A note on religion: you will have to prioritize it if you don't want all the religions to be used up before you can earn your first Great Prophet. It's not a death sentence if you don't form a religion, but you are missing out on some easy Era points and possibly cash if the AI wasn't smart enough to take Tithe.The middle phase is relentless microing and tradeoffs. Do you run an internal trade route to boost growth of your second city or use it to open a path through the hills and rainforest? Which district first? Keep building settlers when you don't even have city walls or fortified units? You should absolutely be trying to maxmize every district bonus, and take some risks. You won't catch up if you play it safe. One frustrating point is that even if you do everything right, it's likely you'll still be middle of the pack in technology. Civics seem to be a little easier to catch up to the AI, but they'll have an advantage in culture, since they can pump out more artistic Great People and Wonders while you're still fighting to build campuses and encampments.
Prioritize controlling luxuries. Until late mid-game, it's hard to grow without luxuries, so if you can sit on the majority of them, and stingily trade them 1 for 2 or even 3 (the AI gets desperate), you'll be able to grow your cities well beyond the AIs and start to win the productivity war. Also, when the AI is offers you a deal, see if you can force them to throw in luxuries as part of the deal. The AI will sometime make terrible deals because they want some random great work. Or open borders. Or an alliance.

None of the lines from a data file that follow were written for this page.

struct SpmmArgs {
  const int32_t* indptr;
  const int32_t* indices;
  const uint8_t* etype;
  const float* theta;
  float alpha;
  int R;
  const float* norm_src;
  const float* norm_dst;
  const float* X;
  int64_t ldx;
  float* Y;
  int64_t ldy;
  int64_t row_begin, row_end;
  int F;
  const int32_t* frag_row;
  const int32_t* frag_begin;
  int nfrag, nfrag_pad, threshold;
  float* partial;
// ... 508 lines not shown
    const int64_t vi = wi * GPW + grp;
    int64_t v = -1;
    int begin = 0, len = 0;
    const bool is_frag = vi < a.nfrag;
    if (vi < nitems) {
      if (is_frag) {
        v = a.frag_row[vi];
        begin = a.frag_begin[vi];
        len = min(a.threshold, a.indptr[v + 1] - begin);
      } else {
        v = sa.order[vi - a.nfrag];
        begin = a.indptr[v];
        len = a.indptr[v + 1] - begin;
      }
    }
    const int maxlen = __reduce_max_sync(0xffffffffu, len);
    const float nd = (v >= 0 && a.norm_dst != nullptr) ? a.norm_dst[v] : 1.f;
    float4 trow = make_float4(0.f, 0.f, 0.f, 0.f);
    if (BINS && v >= 0 && col_ok) trow = ldg4(sa.Xrow + (size_t)v * sa.ldr + lg * 4);
    const bool want_ydg = DNORM && (sa.dn_sides & 2) && v >= 0 && col_ok && !is_frag;
    if constexpr (DNORM) {
      if (want_ydg) {
        prefetch_l2(sa.Yfwd + (size_t)v * sa.ldyf + lg * 4);
        prefetch_l2(xbytes + (uint64_t)(uint32_t)v * ldxb);
      }
    }
    float4 acc = make_float4(0.f, 0.f, 0.f, 0.f);
    int cur_rel = 0;
    float racc = 0.f;
    const int32_t* ip = a.indices + begin;
    const uint8_t* ep = a.etype + begin;

    if constexpr (kCoop) {
      static_assert(G % U == 0, "a round must not straddle a slot batch");
      const int gbase = lane & ~(G - 1);
      auto load_batch = [&](int t0, int& bi, int& be, float& bn) {
        const int t = t0 + lg;
        bi = -1;
        be = 0;
        bn = 0.f;
        if (t < len) {
          bi = __ldg(ip + t);
          be = weighted ? (int)__ldg(ep + t) : 0;
          bn = a.norm_src != nullptr ? __ldg(a.norm_src + bi) : 1.f;
        }
      };
      int nbi, nbe;
      float nbn;
      load_batch(0, nbi, nbe, nbn);
      for (int t0 = 0; t0 < maxlen; t0 += G) {
        const int bi = nbi, be = nbe;
        const float bn = nbn;
        const float bc = (weighted ? w_s[be] : 1.f) * bn;
        if (t0 + G < maxlen) load_batch(t0 + G, nbi, nbe, nbn);
        const int cnt = min(G, maxlen - t0);
        for (int j = 0; j < cnt; j += U) {
          float4 x[U];
#pragma unroll
          for (int u = 0; u < U; ++u) {
            const int si = __shfl_sync(0xffffffffu, bi, gbase + j + u);
            x[u] = si >= 0 ? ldg4(reinterpret_cast<const float*>(xbytes + (uint64_t)(uint32_t)si * ldxb))
                           : make_float4(0.f, 0.f, 0.f, 0.f);
          }
#pragma unroll
          for (int u = 0; u < U; ++u) {
            const int from = gbase + j + u;
            fma4(acc, __shfl_sync(0xffffffffu, bc, from), x[u]);
            if (BINS) {
              const int se = __shfl_sync(0xffffffffu, be, from);
              const float sn = __shfl_sync(0xffffffffu, bn, from);
              const float d = dot4(x[u], trow);
              if (t0 + j + u < len && se != cur_rel) {
                mybins[cur_rel * 32] += racc;
                racc = 0.f;
                cur_rel = se;
              }
              racc = fmaf(sn * nd, d, racc);
            }
          }
        }
      }
    } else {
      int nidx[U], net[U];
#pragma unroll
      for (int u = 0; u < U; ++u) {
        nidx[u] = u < len ? __ldg(ip + u) : -1;
        net[u] = (weighted && u < len) ? (int)__ldg(ep + u) : 0;
      }
      for (int t = 0; t < maxlen; t += U) {
        int idx[U], et[U];
#pragma unroll
        for (int u = 0; u < U; ++u) {
          idx[u] = nidx[u];
          et[u] = net[u];
        }
        float4 x[U];
        float ns[U];
#pragma unroll
        for (int u = 0; u < U; ++u) {
          x[u] = idx[u] >= 0 ? ldg4(reinterpret_cast<const float*>(xbytes + (uint64_t)(uint32_t)idx[u] * ldxb))
                             : make_float4(0.f, 0.f, 0.f, 0.f);
          ns[u] = idx[u] >= 0 ? (a.norm_src != nullptr ? __ldg(a.norm_src + idx[u]) : 1.f) : 0.f;
        }
#pragma unroll
        for (int u = 0; u < U; ++u) {
          const int tn = t + U + u;
          nidx[u] = tn < len ? __ldg(ip + tn) : -1;
          net[u] = (weighted && tn < len) ? (int)__ldg(ep + tn) : 0;
        }
#pragma unroll
        for (int u = 0; u < U; ++u) {
          const float coef = (weighted ? w_s[et[u]] : 1.f) * ns[u];
          fma4(acc, coef, x[u]);
          if (BINS) {
            const float d = dot4(x[u], trow);
            if (idx[u] >= 0 && et[u] != cur_rel) {
              mybins[cur_rel * 32] += racc;
              racc = 0.f;
              cur_rel = et[u];
            }
            racc = fmaf(ns[u] * nd, d, racc);
          }
        }
      }
    }
    if (BINS) {
      mybins[cur_rel * 32] += racc;
      if constexpr (DNORM) {
        float p = (sa.dn_sides & 1) ? dot4(acc, trow) * nd : 0.f;
        if (want_ydg)
          p += dot4(ldg4(sa.Yfwd + (size_t)v * sa.ldyf + lg * 4),
                    ldg4(reinterpret_cast<const float*>(xbytes + (uint64_t)(uint32_t)v * ldxb)));
        p = group_sum<G>(p);
        if (lg == 0 && v >= 0 && !is_frag) sa.d_norm[v] = p / sa.norm[v];
      } else if (sa.xdx != nullptr) {
        const float d = group_sum<G>(dot4(acc, trow)) * nd;
        if (lg == 0 && v >= 0 && !is_frag) sa.xdx[v] = d;
      }
    }
    if (v >= 0 && col_ok) {
      if (is_frag) {
        st4(a.partial + (size_t)vi * a.F + lg * 4, acc);
      } else {
        scale4(acc, nd);
        float* yrow = sa.peers.base != nullptr ? sa.peers.row(v) : a.Y + (size_t)v * a.ldy;
        st4(yrow + lg * 4, acc);
        if (!BINS && sa.peers.base != nullptr && sa.Ylocal != nullptr) st4(sa.Ylocal + (size_t)v * sa.ldl + lg * 4, acc);
      }
    }
  }
  if (BINS) reduce_bins(bins, scratch, a.R, sa.partials + (size_t)blockIdx.x * a.R);
}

Pick your safe allies and be super stingy with the top 1 or 2 by score. Avoid trading or allying with them (unless you're doing it to reduce the chance of war so you can cut defense spending).
You should be prioritizing Science while steadily building your productivity. If you do it right, your productivity advantage (because you have more people, more land, more natural and luxury resources) will start to win out over most of the AI players.
At the land runs out, you should expect yet another war from at least one of your neighbors. This time, try and take a major city of theirs, preferably with a wonder or two, but don't get sucked into a long war.
Even if you do EVERYTHING right, it will likely be a battle in the endgame no matter what victory you are trying for. If you are going Science victory, you should be picking your spaceflight super city very early based on which can produce the biggest bonuses for Industrial Zone and overall production. The production required for space projects is astronomical
so you need Governor help (Pingala--30% Space Project bonus) as well as Great Scientist help and policy cards that increase IZ bonuses. Also, reroute ALL your trade routes to deliver productivity to the space city (many people forget to do this, but it's critical at Deity).
Hope this helps. I probably played a hundred (or more?) deity games before I won, though I came agonizingly close a bunch of times. Lower levels can help you develop strategies, but Deity presents unique challenges because you simply cannot have it all, and you have to bend to the challenges of the terrain and opponents, rather than using the same cookie cutter strategies each time.
Good luck. It's worth it when you finally get it. You do also have to be a bit hardcore about quitting a game where bad luck has put you too far behind.